WHAT TYPES OF SENTENCING OPTIONS ARE AVAILABLE?
In Canada, a trial judge can consider various sentencing options to impose on the offender. Below is a list of the types of sentencing options a judge can choose from, starting with the least restrictive:
ABSOLUTE OR CONDITIONAL DISCHARGE
A discharge is unique sentences because when a person is given this sentence, they must admit to essential elements of the crime and are therefore found guilty, but are not convicted. Discharges are not usually offered to repeat offenders, and cannot be given to individuals charged with offenses that carry mandatory minimum penalties (these penalties will be explained later), or sentences with a maximum penalty of 14 years or life in prison.
An absolute discharge means that you immediately have no criminal record, and the RCMP will remove the person from their records after one year. A conditional discharge means that the person is on probation with conditions (similar to those described in the Condition Sentencing Section, but may vary).

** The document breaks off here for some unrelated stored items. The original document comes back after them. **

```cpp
int bhg_mlp_supports_fused_solve(const bhg_mlp* m);
size_t bhg_mlp_fused_ws_bytes(const bhg_mlp* m);
int bhg_mlp_cg_solve(const bhg_mlp* m, float* x, float* r, float* p, const int64_t* starts,
                     const bhg_chunk* chunks_dev, int n_chunks, int K, float cg_alpha, float hvp_shift, void* ws,
                     void* fws, size_t fws_bytes, void* stream);
int bhg_mlp_neumann_solve(const bhg_mlp* m, float* v0, float* v1, float* p, const int64_t* starts, int K,
                          float alpha, float hvp_shift, void* fws, size_t fws_bytes, int* projected_out, void* stream);
#define BHG_CG_GLOBAL_CHAIN 0
#define BHG_CG_GLOBAL_UPDATE 1
#define BHG_CG_GLOBAL_DOTS 2
int bhg_mlp_cg_global_phase(const bhg_mlp* m, float* x, float* r, float* p, const int64_t* starts, const bhg_chunk* chunks_dev,
                            int n_chunks, int k, int K, int phase, int world, double* php, float cg_alpha, float hvp_shift,
                            void* ws, void* fws, size_t fws_bytes, void* stream);
#define BHG_CG_FX_BEGIN 0
#define BHG_CG_FX_CHAIN 1
#define BHG_CG_FX_GRAM 2
#define BHG_CG_FX_END 3
int bhg_mlp_fx_supported(const bhg_mlp* m, int world);
size_t bhg_mlp_fx_ws_bytes(const bhg_mlp* m, int world);
size_t bhg_mlp_fx_const_floats(const bhg_mlp* m);
size_t bhg_mlp_fx_slab_floats(const bhg_mlp* m);
size_t bhg_mlp_fx_scal_doubles(const bhg_mlp* m);
int bhg_mlp_cg_fx_phase(const bhg_mlp* m, const void* const* rhs, int k, int K, int phase, int world, int rank, float* const_all,
                        float* slab_all, double* scal_all, float cg_alpha, float hvp_shift, void* fws, size_t fws_bytes, void* xws,
                        size_t xws_bytes, void* stream);
int bhg_mlp_neumann_fx_phase(const bhg_mlp* m, const void* const* rhs, int k, int K, int phase, int world, int rank, float* const_all,
                             float* slab_all, double* scal_all, float alpha, float hvp_shift, void* fws, size_t fws_bytes, void* xws,
                             size_t xws_bytes, void* stream);
unsigned long long bhg_mlp_cg_state_mask(const bhg_mlp* m, int has_x);
int bhg_mlp_cg_solve_rhs(const bhg_mlp* m, float* x, float* r, float* p, const int64_t* starts, const bhg_chunk* chunks_dev,
                         int n_chunks, int K, float cg_alpha, float hvp_shift, void* ws, void* fws, size_t fws_bytes,
                         const void* const* rhs, void* stream);
int bhg_mlp_cg_mixed_coeff(const bhg_mlp* m, const int64_t* labels, float* coeff, float cg_alpha, void* fws,
                           size_t fws_bytes, void* stream);
int64_t bhg_mlp_wsk_launches(void);
int64_t bhg_mlp_hoist_launches(void);
int64_t bhg_mlp_proj_iterations(void);
int64_t bhg_mlp_lin_launches(void);
int bhg_mlp_neumann_mixed_coeff(const bhg_mlp* m, const void* const* v_last, const int64_t* labels, float* coeff,
                                float alpha, int K, int projected, void* fws, size_t fws_bytes, void* stream);

int bhg_mlp_stage_batch(const bhg_mlp* m, const float* x, const int64_t* y, int64_t* labels, void* stream);
int bhg_mlp_supports_packed_prepare(const bhg_mlp* m);
int bhg_mlp_forward_packed(const bhg_mlp* m, const void* const* bias, const int64_t* labels, float* ce, void* fws, size_t fws_bytes,
                           void* stream);
int bhg_mlp_backward_packed(const bhg_mlp* m, const int64_t* labels, void* fws, size_t fws_bytes, void* stream);

void* bhg_mlp_timeout_flag_dev(const bhg_mlp* m, void* fws);

int bhg_mwn_max_hidden(void);
int bhg_mwn_forward(const float* ce, int B, const float* w1, const float* b1, const float* w2, const float* b2, int H, float* s,
                    float* sd, void* stream);
int bhg_mwn_backward(const float* ce, const float* coeff, int B, const float* w1, const float* b1, const float* w2, const float* b2,
                     int H, float scale, float* gw1, float* gb1, float* gw2, float* gb2, void* stream);

int bhg_mlp_plan_describe(const bhg_mlp* m, int algo, int keep_solution, char* buf, size_t buf_bytes);

int bhg_copy2d(float* dst, int64_t ldd, const float* src, int64_t lds, int64_t rows, int64_t cols, void* stream);

size_t bhg_bn_ws_bytes(int C);
int bhg_bn_backward_vjp(const float* x, const float* gy, const float* a, const float* gamma, const float* mean, const float* invstd,
                        const float* b, const float* c, int N, int C, int HW, float* dx, float* dgy, float* dgamma, void* ws,
                        size_t ws_bytes, void* stream);

size_t bhg_mlp_fd_ws_bytes(const int* dims, int L, int B);
int bhg_mlp_fd_forward(const float* x, const int64_t* labels, int B, const int* dims, int L, void* const* params, const void* const* dir,
                       const float* eps_dev, int restore, float* ce_plus, float* ce_minus, void* ws, size_t ws_bytes, void* stream);
int bhg_mwn_fd_vjp(const float* ce_plus, const float* ce_minus, int B, const float* w1, const float* b1, const float* w2, const float* b2,
                   int H, const float* two_eps_dev, int accumulate, float* gw1, float* gb1, float* gw2, float* gb2, void* stream);

int bhg_quad_fd(void* const* w, const void* const* dir, void* const* out, int T, const bhg_chunk* chunks_dev, int n_chunks,
                const float* eps_dev, float scale, int mode, int restore, int accumulate, void* stream);

#ifdef __cplusplus
}
#endif
#endif
```

Baseline: 768.1.

## Fuse classifier head, softmax-CE, weight-net forward and first backward layer into one kernel

Adds a per-sample kernel that computes the last-layer logits, softmax, cross-entropy, the meta weight-net forward (sample weight), the top delta and the masked delta for the previous layer. It also writes that delta in packed form. This replaces separate forward-head, mwn_forward and backward-head launches in the once-per-step prepare phase, cutting kernel launches and round trips through global memory. The cost is a restricted shape envelope (C<=12, K<=1024, H<=2048) and serial per-sample softmax and weight-net math in one thread.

If they obey the conditions until the end of the probation, then the law treats them as if they had not been convicted of a crime (their criminal history is removed from their record after three years). If they don’t obey the conditions or don’t finish the probation, they can be charged with the crime of breaching probation, and may be sentenced more punitively.
In this case, the offender is required to pay a specific amount of money as punishment for the crime. Fines are most often imposed after a summary conviction has been made. The size of the fine depends on its proportionality to the seriousness of the offense, as well as the offender’s financial capabilities. It is up to the judge to specify the amount of the fine and the date for which it is required to be paid by. If the court does not receive payment by the specified date, the offender can face a prison sentence.
VICTIM FINE SURCHARGE
When an offender is given a sentence, the judge imposes a mandatory surcharge that the offender must pay, and is used to fund provincial programs to assist victims of crime. The surcharge is 30 per cent of any fine imposed on the offender. Where no fine is imposed, the surcharge is $100 for offenses punishable by summary conviction, and $200 for offenses punishable by indictment.
This type of sentence applies only to offenses for which sentences are less than two years. Conditional sentences are served in the community as opposed to a correctional facility, with the offender being under strict supervision from his or her parole officer. It is important to note that public safety is the most important concern of this kind of sentence. Before this sentence can be imposed, the trial judge must be satisfied that the offender is a good match for community supervision. When serving a conditional sentence, an offender’s prison term is considered “suspended” and is on hold so long as the individual conducts him or herself as a law-abiding citizen, while behaving according to the court’s probation conditions.
Mandatory conditions include:
- Keeping the peace and being of good behaviour
- Regularly reporting to a parole officer
- Appearing before the court when summoned
- The court may also impose other conditions that are related specifically to the circumstances of the offender and their crime. Some examples include:
- abstaining from using drugs or alcohol
- abstaining from owning, possessing or carrying a weapon
- providing for the support or care of dependents
- performing up to 240 hours of community service over a period not exceeding
- anything else the judge feels is an appropriate condition
Another less frequently used option is intermittent sentencing for minor summary offenses. This option is only available for sentences that are three months or less. Intermittent sentencing means that the time is served in a prison only on days ordered by the court which are non-consecutive, and can allow an individual to continue working at their job. For example, a judge may have the offender serve time in a provincial facility from Friday nights until Monday mornings each week. Outside of this time, the offender remains under probation, which is similar to a conditional sentence. This type of sentencing is used to ensure that offenders are able to maintain things like employment and community ties that will help them to fully reintegrate into society when their sentence is completed. In the event that conditions are breached during the time when the offender is in the community, the offender is usually made to serve all of the rest of their sentence in a prison, unless otherwise specified by the court.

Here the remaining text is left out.